A afribrinogenemia é a ausência completa de fibrinogénio e caracteriza-se por hemorragias que ocorrem, tipicamente, no período neonatal, com hemorragias do cordão umbilical. Podem ocorrer outras hemorragias a nível da pele, tecidos moles, músculos, articulações, trato gastrointestinal ou trato genitourinário. A ocorrência de hemorragias intracranianas é menos frequente mas pode ser recorrente e, muitas vezes, fatal. [1, 2] A tendência hemorrágica varia consideravelmente entre muito poucos a vários episódios por ano. Em indivíduos com afibrinogenemia, os testes de coagulação baseados no coágulo são indeterminadamente prolongados e a atividade do fibrinogénio e do antigénio são indetetáveis. [3, 4]

Parâmetro laboratorial Resultado em doentes afibrinogenémicos
Tempo de protrombina (TP) Sem coagulação
Tempo de tromboplastina parcial activada (TTPA) Sem coagulação
Tempo de trombina Sem coagulação
Atividade do fibrinogénio Indetetável
Antigénio do fibrinogénio Indetetável

Tabela 1 Parâmetros laboratoriais em doentes com afibrinogenemia

Os doentes com afibrinogenemia apresentam, para além do risco de hemorragia, um risco significativamente elevado de eventos tromboembólicos. Estes eventos ocorrem logo numa idade precoce, correspondendo frequentemente a tromboses arteriais ou venosas recorrentes. Em alguns casos, os coágulos migram para os vasos pulmonares, conduzindo a obstruções ou estenoses de uma artéria pulmonar ou brônquica. Mais raramente, os eventos trombóticos incluem formas mistas de trombose arterial e venosa. [4, 5, 6]

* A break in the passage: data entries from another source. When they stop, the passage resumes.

Tensor gemm3x_mm(const Tensor &a, const Tensor &b, int64_t M, int64_t N, int64_t K, const c10::optional<Tensor> &bias_,
                 bool a_mn, bool b_mn) {
    Tensor bias = opt_prep(bias_, "bias");
    TORCH_CHECK(a.is_cuda() && b.is_cuda() && a.scalar_type() == at::kBFloat16 && b.scalar_type() == at::kBFloat16 &&
                    a.is_contiguous() && b.is_contiguous() && a.dim() == 2 && b.dim() == 2 && a.size(0) % 3 == 0 &&
                    b.size(0) % 3 == 0,
                "gemm3x_mm: operands must be gemm3x_split outputs");
    const int64_t a_pr = a.size(0) / 3, b_pr = b.size(0) / 3;
    TORCH_CHECK(a_mn ? (a_pr >= K && a_pr % 64 == 0 && a.size(1) >= M) : (a_pr >= M && a.size(1) >= K),
                "gemm3x_mm: operand a does not hold an ", M, " x ", K, " matrix in the stated orientation");
    TORCH_CHECK(b_mn ? (b_pr >= K && b_pr % 64 == 0 && b.size(1) >= N) : (b_pr >= N && b.size(1) >= K),
                "gemm3x_mm: operand b does not hold an ", N, " x ", K, " matrix in the stated orientation");
    TORCH_CHECK(!bias.defined() || bias.numel() == N, "gemm3x_mm: bias must have N entries");
    c10::cuda::CUDAGuard guard(a.device());
    auto fopt = a.options().dtype(at::kFloat);
    Tensor c = at::empty({M, N}, fopt);
    if (M == 0 || N == 0) return c;
    if (K == 0) return bias.defined() ? c.copy_(bias.expand({M, N})) : c.zero_();
    const int splits = ddsp_b200_gemm3x_splits((int)M, (int)N, (int)K);
    Tensor ws = splits > 1 ? at::empty({splits, M, N}, fopt) : Tensor();
    check(ddsp_b200_gemm3x(a.data_ptr(), a_pr, a.size(1), a_mn ? 1 : 0, b.data_ptr(), b_pr, b.size(1), b_mn ? 1 : 0,
                           opt_fp(bias), fpm(c), N, (int)M, (int)N, (int)K, splits > 1 ? fpm(ws) : nullptr, cur_stream()),
          "gemm3x_mm");
    return c;
}

int64_t ln_lrelu_supported(int64_t n) { return n % 128 == 0 && n >= 128 && n <= 512; }

std::tuple<Tensor, Tensor> ln_lrelu_fwd(const Tensor &x_, const Tensor &gamma_, const Tensor &beta_, double eps,
                                        double slope, bool save_stats) {
    Tensor x = prep(x_, "x"), gamma = prep(gamma_, "weight"), beta = prep(beta_, "bias");
    const int64_t N = x.size(-1), rows = N ? x.numel() / N : 0;
    TORCH_CHECK(gamma.numel() == N && beta.numel() == N, "ln_lrelu_fwd: weight / bias must have N entries");
    c10::cuda::CUDAGuard guard(x.device());
    Tensor y = at::empty_like(x);
    Tensor stats = save_stats ? at::empty({rows, 2}, x.options()) : at::empty({0}, x.options());
    check(ddsp_b200_ln_lrelu_fwd(fp(x), fp(gamma), fp(beta), fpm(y), save_stats ? fpm(stats) : nullptr, rows, (int)N,
                                 (float)eps, (float)slope, cur_stream()),
          "ln_lrelu_fwd");
    return {y, stats};
}

std::tuple<Tensor, Tensor, Tensor> ln_lrelu_bwd(const Tensor &dy_, const Tensor &x_, const Tensor &gamma_,
                                                const Tensor &beta_, const Tensor &stats_, double slope) {
    Tensor dy = prep(dy_, "dy"), x = prep(x_, "x"), gamma = prep(gamma_, "weight"), beta = prep(beta_, "bias");
    Tensor stats = prep(stats_, "stats");
    const int64_t N = x.size(-1), rows = N ? x.numel() / N : 0;
    TORCH_CHECK(dy.numel() == x.numel() && stats.numel() == 2 * rows, "ln_lrelu_bwd: shape mismatch");
    c10::cuda::CUDAGuard guard(x.device());
    Tensor dx = at::empty_like(x), dg = at::empty({N}, x.options()), db = at::empty({N}, x.options());
    if (rows == 0) return {dx, dg.zero_(), db.zero_()};
    Tensor partial = at::empty({ddsp_b200_ln_lrelu_slots(rows), 2 * N}, x.options());
    check(ddsp_b200_ln_lrelu_bwd(fp(dy), fp(x), fp(gamma), fp(beta), fp(stats), fpm(dx), fpm(dg), fpm(db), fpm(partial),
                                 rows, (int)N, (float)slope, cur_stream()),
          "ln_lrelu_bwd");
    return {dx, dg, db};
}

int64_t abi_version() { return ddsp_b200_abi_version(); }

}

TORCH_LIBRARY(ddsp_b200, m) {
    m.def("abi_version() -> int", abi_version);
    m.def("gru_supported(int hidden) -> int", gru_supported);
    m.def("ln_lrelu_supported(int n) -> int", ln_lrelu_supported);
    m.def("ln_lrelu_fwd(Tensor x, Tensor weight, Tensor bias, float eps, float slope, bool save_stats) -> (Tensor, Tensor)");
    m.def("ln_lrelu_bwd(Tensor dy, Tensor x, Tensor weight, Tensor bias, Tensor stats, float slope) -> (Tensor, Tensor, Tensor)");
    m.def("gemm3x_split(Tensor x, bool transpose) -> Tensor");
    m.def("gemm3x_split_both(Tensor x) -> (Tensor, Tensor)");
    m.def("gemm3x_split_colsum(Tensor x) -> (Tensor, Tensor)");
    m.def("gemm3x_mm(Tensor a, Tensor b, int M, int N, int K, Tensor? bias, bool a_mn, bool b_mn) -> Tensor");
    m.def("gru_fwd(Tensor gi, Tensor weight_hh, Tensor bias_hh, Tensor? h0, bool save_gates) -> (Tensor, Tensor)");
    m.def("gru_bwd(Tensor dy, Tensor? dhT, Tensor weight_hh, Tensor y, Tensor? h0, Tensor gates) -> (Tensor, Tensor, Tensor)");
    m.def("scale_function_fwd(Tensor x) -> Tensor");
    m.def("scale_function_bwd(Tensor x, Tensor dy) -> Tensor");
    m.def("remove_above_nyquist(Tensor amplitudes, Tensor f0, float sample_rate) -> Tensor");
    m.def("harmonic_controls_fwd(Tensor amplitudes, Tensor harmonic_distribution, Tensor f0, float sample_rate, bool with_weights) -> (Tensor, Tensor, Tensor)");
    m.def("harmonic_controls_bwd(Tensor amplitudes, Tensor harmonic_distribution, Tensor f0, Tensor? d_amps, Tensor? d_dist, Tensor? d_weights, float sample_rate) -> (Tensor, Tensor)");
    m.def("harmonic_fwd(Tensor f0, Tensor weights, int block_size, float sample_rate, Tensor? phase0) -> (Tensor, Tensor, Tensor, Tensor)");
    m.def("harmonic_bwd(Tensor grad_audio, Tensor weights, Tensor phi, Tensor delta, int block_size, float sample_rate, bool need_f0) -> (Tensor, Tensor)");
    m.def("harmonic_raw_supported(int n_harmonic, int block_size) -> int", harmonic_raw_supported);
    m.def("harmonic_raw_fwd(Tensor first, Tensor? dist_raw, Tensor f0, int block_size, float sample_rate, Tensor? phase0) -> (Tensor, Tensor, Tensor, Tensor, Tensor, Tensor)");
    m.def("harmonic_raw_bwd(Tensor grad_audio, Tensor first, Tensor? dist_raw, Tensor f0, Tensor phi, Tensor delta, int block_size, float sample_rate) -> (Tensor, Tensor)");
    m.def("harmonic_ar_fwd(Tensor f0, Tensor amplitudes, float sample_rate) -> (Tensor, Tensor)");
    m.def("harmonic_ar_bwd(Tensor grad_audio, Tensor amplitudes, Tensor phase, float sample_rate, bool need_f0) -> (Tensor, Tensor)");
    m.def("amp_to_ir_fwd(Tensor amp, int target_size) -> Tensor");
    m.def("amp_to_ir_bwd(Tensor d_ir, int n_bands) -> Tensor");
    m.def("noise_fwd(Tensor magnitudes, Tensor noise, Tensor? add, bool apply_scale, float bias) -> Tensor");
    m.def("noise_bwd(Tensor grad_out, Tensor noise, Tensor? magnitudes_raw, int n_bands, bool apply_scale, float bias) -> Tensor");
    m.def("fftconv_spectrum(Tensor kernel, int n_signal) -> Tensor");
    m.def("fftconv_fwd(Tensor signal, Tensor kernel, bool keep_transforms, Tensor? hspec=None, Tensor? signal2=None) -> (Tensor, Tensor, Tensor)");
    m.def("fftconv_bwd(Tensor grad_out, Tensor signal, Tensor kernel, Tensor? work_x, Tensor? hspec, bool need_signal, bool need_kernel) -> (Tensor, Tensor)");
    m.def("fftconv_bwd_parts(Tensor grad_out, Tensor signal, Tensor kernel, Tensor? work_x, Tensor? hspec, Tensor? work_g, bool need_signal, bool need_kernel) -> (Tensor, Tensor, Tensor)");
    m.def("reverb_impulse_fwd(Tensor noise, Tensor decay, Tensor wet, Tensor t) -> Tensor");
    m.def("reverb_impulse_bwd(Tensor d_impulse, Tensor noise, Tensor decay, Tensor wet, Tensor t) -> (Tensor, Tensor, Tensor)");
    m.def("stft_mag_fwd(Tensor signal, Tensor window, int n_fft, int hop) -> Tensor");
    m.def("stft_mag_bwd(Tensor signal, Tensor d_mag, Tensor window, int n_fft, int hop) -> Tensor");
    m.def("mss_loss_fwd(Tensor target, Tensor rec, int[] scales, float overlap, Tensor windows, bool need_grad) -> (Tensor, Tensor)");
}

O risco trombótico aumentado em indivíduos abstinentes em fibrinogénio pode explicar-se primariamente pelo efeito antitrombótico da fibrina, para além da presença de factores de risco comuns para trombose, tais como tabagismo, hipertensão arterial, obesidade e utilização de contracetivos orais [7, 8, 9]. A fibrina reduz a ativação da protrombina e liga-se também à trombina em circulação no sangue. [10, 11] Na ausência de fibrina, a trombina livre permanece disponível para ativação plaquetária e, entre outros, são libertados vários fatores de crescimento que induzem a proliferação de células do músculo liso vascular. [12, 13] O fibrinogénio solúvel também é capaz de inibir a adesão plaquetária. Em doentes com afibrinogenemia, a função antitrombótica quer da fibrina (também designada de antitrombina I) quer do fibrinogénio encontra-se ausente. Para além disso, a formação de trombos é mantida por outras proteínas adesivas, tais como a fibronectina ou o fator de von Willebrand. Os trombos resultantes encontram-se usualmente agregados de forma solta sendo, como tal, propensos à mobilização. [13]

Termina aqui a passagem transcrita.